■ Task instructions ■
Copy out the entries exactly, from the first line to the last.

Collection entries

○ ○ ○ ○ ○

#ifdef SAMSIM_HOST_BUILD
static const DevCfg* samsim_host_cfg = nullptr;
#define CFG (*samsim::samsim_host_cfg)
#else
__constant__ DevCfg samsim_dev_cfg;
#define CFG samsim::samsim_dev_cfg
#endif

enum {
  SC_T_BOTTOM = 0, SC_T_TOP, SC_S_BU_BOTTOM, SC_T2M, SC_FL_Q_BOTTOM,
  SC_PSI_S_SNOW, SC_PSI_L_SNOW, SC_PSI_G_SNOW, SC_PHI_S, SC_S_ABS_SNOW, SC_H_ABS_SNOW, SC_M_SNOW, SC_T_SNOW,
  SC_THICK_SNOW, SC_LIQUID_PRECIP, SC_SOLID_PRECIP, SC_FL_Q_SNOW,
  SC_ENERGY_STORED, SC_TOTAL_RESIST, SC_FRESHWATER, SC_THICKNESS, SC_BULK_SALIN,
  SC_ALBEDO, SC_FL_SW, SC_FL_LW, SC_FL_REST,
  SC_GRAV_DRAIN, SC_GRAV_SALT, SC_GRAV_TEMP,
  SC_MELT_THICK, SC_MELT_THICK_SNOW, SC_MELT_THICK_SNOW_OLD,
  SC_MTO1, SC_MTO2, SC_MTO3,
  SC_FREEBOARD, SC_T_FREEZE, SC_MELT_ERR, SC_S_TOTAL,
  SC_TTOP_WARM, SC_TTOP_COLD, SC_OFLUX_AMP,
  SC_BGC_BOTTOM1, SC_BGC_BOTTOM2, SC_BGC_TOTAL1, SC_BGC_TOTAL2,
  SC_COUNT
};
enum {
  AR_M = 0, AR_S_ABS, AR_H_ABS, AR_THICK, AR_T, AR_PHI, AR_S_BU, AR_PSI_S, AR_PSI_L, AR_PSI_G, AR_RAY, AR_PERM,
  AR_FLUSH_V, AR_FLUSH_H, AR_FL_Q,
  AR_STATE_COUNT,
  AR_S_BR = AR_STATE_COUNT, AR_V_EX, AR_FL_M, AR_W0, AR_W1, AR_W2, AR_W3,
  AR_CORE_COUNT,
  AR_BGC1 = AR_CORE_COUNT, AR_BGC2, AR_FB_D, AR_FB_U, AR_FB_A, AR_FB_O,
  AR_COUNT
};
enum { IN_N_ACTIVE = 0, IN_STATUS, IN_STYROPOR, IN_EVENTS0, IN_EVENTS1, IN_COUNT };

enum {
  EV_FLOOD = 0, EV_FLOOD_NEG_FREE, EV_FLOOD_SIMPLE, EV_FLUSH3, EV_FLUSH4, EV_FLUSH_INLINE, EV_STYROPOR, EV_SNOW_THERMO,
  EV_SNOW_THERMO_MELTWATER, EV_SNOW_WET, EV_SNOW_MERGE, EV_SNOW_COMPACTION, EV_SNOW_COUPLING_ITER,
  EV_SNOW_COUPLING_WARM1, EV_SNOW_COUPLING_WARM2, EV_SNOW_PRECIP, EV_SNOW_PRECIP_0, EV_MELT_SNOW_ALL, EV_MELT_SNOW_PART,
  EV_BOTTOM_MELT, EV_BOTTOM_MELT_SIMPLE_A, EV_BOTTOM_MELT_SIMPLE_B, EV_BOTTOM_GROWTH_SIMPLE, EV_BOTTOM_GROWTH,
  EV_TOP_GROW_A, EV_TOP_GROW_B, EV_TOP_GROW_C, EV_TOP_MELT_A, EV_TOP_MELT_B, EV_TOP_MELT_C, EV_GRAV_DRAINED,
  EV_SALT_CLAMP,
  EV_GAS_REFILL, EV_GETT_TFR_FALLBACK, EV_GETT_SALTFREE, EV_GETT_LIQUID, EV_HEAT_MELT, EV_HEAT_THIN_SNOW,
  EV_MELT_THICK_GAS, EV_SNOW_MELTWATER_TO_ICE, EV_PRESCRIBE, EV_GRAV_DRAIN_SIMPLE, EV_NOTZFLUX, EV_FLUSH3_CLAMP,
  EV_SCRUB, EV_MELT_THICK, EV_TURB, EV_TANK, EV_TWO_PASS_STEP,
  EV_COUNT
};

struct Lay {
  double* p;
  unsigned ls;
  __device__ __forceinline__ double& operator[](int k) const {
#if !defined(SAMSIM_HOST_BUILD) && defined(__CUDA_ARCH__)
    __builtin_assume(__isGlobal(p));
#endif
    return p[(unsigned)k * ls];
  }
  __device__ __forceinline__ void prefetch(int k) const {
#ifndef SAMSIM_HOST_BUILD
    asm volatile("prefetch.global.L1 [%0];" ::"l"(p + (unsigned)k * ls));
#else
    (void)k;
#endif
  }
};
#ifndef SAMSIM_LOOP
#define SAMSIM_LOOP _Pragma("unroll 1")
#endif
#ifndef SAMSIM_PF
#define SAMSIM_PF (CFG.pf)
#endif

○ ○ ○ ○ ○

■ The completed task ■
#ifdef SAMSIM_HOST_BUILD
static const DevCfg* samsim_host_cfg = nullptr;
#define CFG (*samsim::samsim_host_cfg)
#else
__constant__ DevCfg samsim_dev_cfg;
#define CFG samsim::samsim_dev_cfg
#endif

enum {
  SC_T_BOTTOM = 0, SC_T_TOP, SC_S_BU_BOTTOM, SC_T2M, SC_FL_Q_BOTTOM,
  SC_PSI_S_SNOW, SC_PSI_L_SNOW, SC_PSI_G_SNOW, SC_PHI_S, SC_S_ABS_SNOW, SC_H_ABS_SNOW, SC_M_SNOW, SC_T_SNOW,
  SC_THICK_SNOW, SC_LIQUID_PRECIP, SC_SOLID_PRECIP, SC_FL_Q_SNOW,
  SC_ENERGY_STORED, SC_TOTAL_RESIST, SC_FRESHWATER, SC_THICKNESS, SC_BULK_SALIN,
  SC_ALBEDO, SC_FL_SW, SC_FL_LW, SC_FL_REST,
  SC_GRAV_DRAIN, SC_GRAV_SALT, SC_GRAV_TEMP,
  SC_MELT_THICK, SC_MELT_THICK_SNOW, SC_MELT_THICK_SNOW_OLD,
  SC_MTO1, SC_MTO2, SC_MTO3,
  SC_FREEBOARD, SC_T_FREEZE, SC_MELT_ERR, SC_S_TOTAL,
  SC_TTOP_WARM, SC_TTOP_COLD, SC_OFLUX_AMP,
  SC_BGC_BOTTOM1, SC_BGC_BOTTOM2, SC_BGC_TOTAL1, SC_BGC_TOTAL2,
  SC_COUNT
};
enum {
  AR_M = 0, AR_S_ABS, AR_H_ABS, AR_THICK, AR_T, AR_PHI, AR_S_BU, AR_PSI_S, AR_PSI_L, AR_PSI_G, AR_RAY, AR_PERM,
  AR_FLUSH_V, AR_FLUSH_H, AR_FL_Q,
  AR_STATE_COUNT,
  AR_S_BR = AR_STATE_COUNT, AR_V_EX, AR_FL_M, AR_W0, AR_W1, AR_W2, AR_W3,
  AR_CORE_COUNT,
  AR_BGC1 = AR_CORE_COUNT, AR_BGC2, AR_FB_D, AR_FB_U, AR_FB_A, AR_FB_O,
  AR_COUNT
};
enum { IN_N_ACTIVE = 0, IN_STATUS, IN_STYROPOR, IN_EVENTS0, IN_EVENTS1, IN_COUNT };

enum {
  EV_FLOOD = 0, EV_FLOOD_NEG_FREE, EV_FLOOD_SIMPLE, EV_FLUSH3, EV_FLUSH4, EV_FLUSH_INLINE, EV_STYROPOR, EV_SNOW_THERMO,
  EV_SNOW_THERMO_MELTWATER, EV_SNOW_WET, EV_SNOW_MERGE, EV_SNOW_COMPACTION, EV_SNOW_COUPLING_ITER,
  EV_SNOW_COUPLING_WARM1, EV_SNOW_COUPLING_WARM2, EV_SNOW_PRECIP, EV_SNOW_PRECIP_0, EV_MELT_SNOW_ALL, EV_MELT_SNOW_PART,
  EV_BOTTOM_MELT, EV_BOTTOM_MELT_SIMPLE_A, EV_BOTTOM_MELT_SIMPLE_B, EV_BOTTOM_GROWTH_SIMPLE, EV_BOTTOM_GROWTH,
  EV_TOP_GROW_A, EV_TOP_GROW_B, EV_TOP_GROW_C, EV_TOP_MELT_A, EV_TOP_MELT_B, EV_TOP_MELT_C, EV_GRAV_DRAINED,
  EV_SALT_CLAMP,
  EV_GAS_REFILL, EV_GETT_TFR_FALLBACK, EV_GETT_SALTFREE, EV_GETT_LIQUID, EV_HEAT_MELT, EV_HEAT_THIN_SNOW,
  EV_MELT_THICK_GAS, EV_SNOW_MELTWATER_TO_ICE, EV_PRESCRIBE, EV_GRAV_DRAIN_SIMPLE, EV_NOTZFLUX, EV_FLUSH3_CLAMP,
  EV_SCRUB, EV_MELT_THICK, EV_TURB, EV_TANK, EV_TWO_PASS_STEP,
  EV_COUNT
};

struct Lay {
  double* p;
  unsigned ls;
  __device__ __forceinline__ double& operator[](int k) const {
#if !defined(SAMSIM_HOST_BUILD) && defined(__CUDA_ARCH__)
    __builtin_assume(__isGlobal(p));
#endif
    return p[(unsigned)k * ls];
  }
  __device__ __forceinline__ void prefetch(int k) const {
#ifndef SAMSIM_HOST_BUILD
    asm volatile("prefetch.global.L1 [%0];" ::"l"(p + (unsigned)k * ls));
#else
    (void)k;
#endif
  }
};
#ifndef SAMSIM_LOOP
#define SAMSIM_LOOP _Pragma("unroll 1")
#endif
#ifndef SAMSIM_PF
#define SAMSIM_PF (CFG.pf)
#endif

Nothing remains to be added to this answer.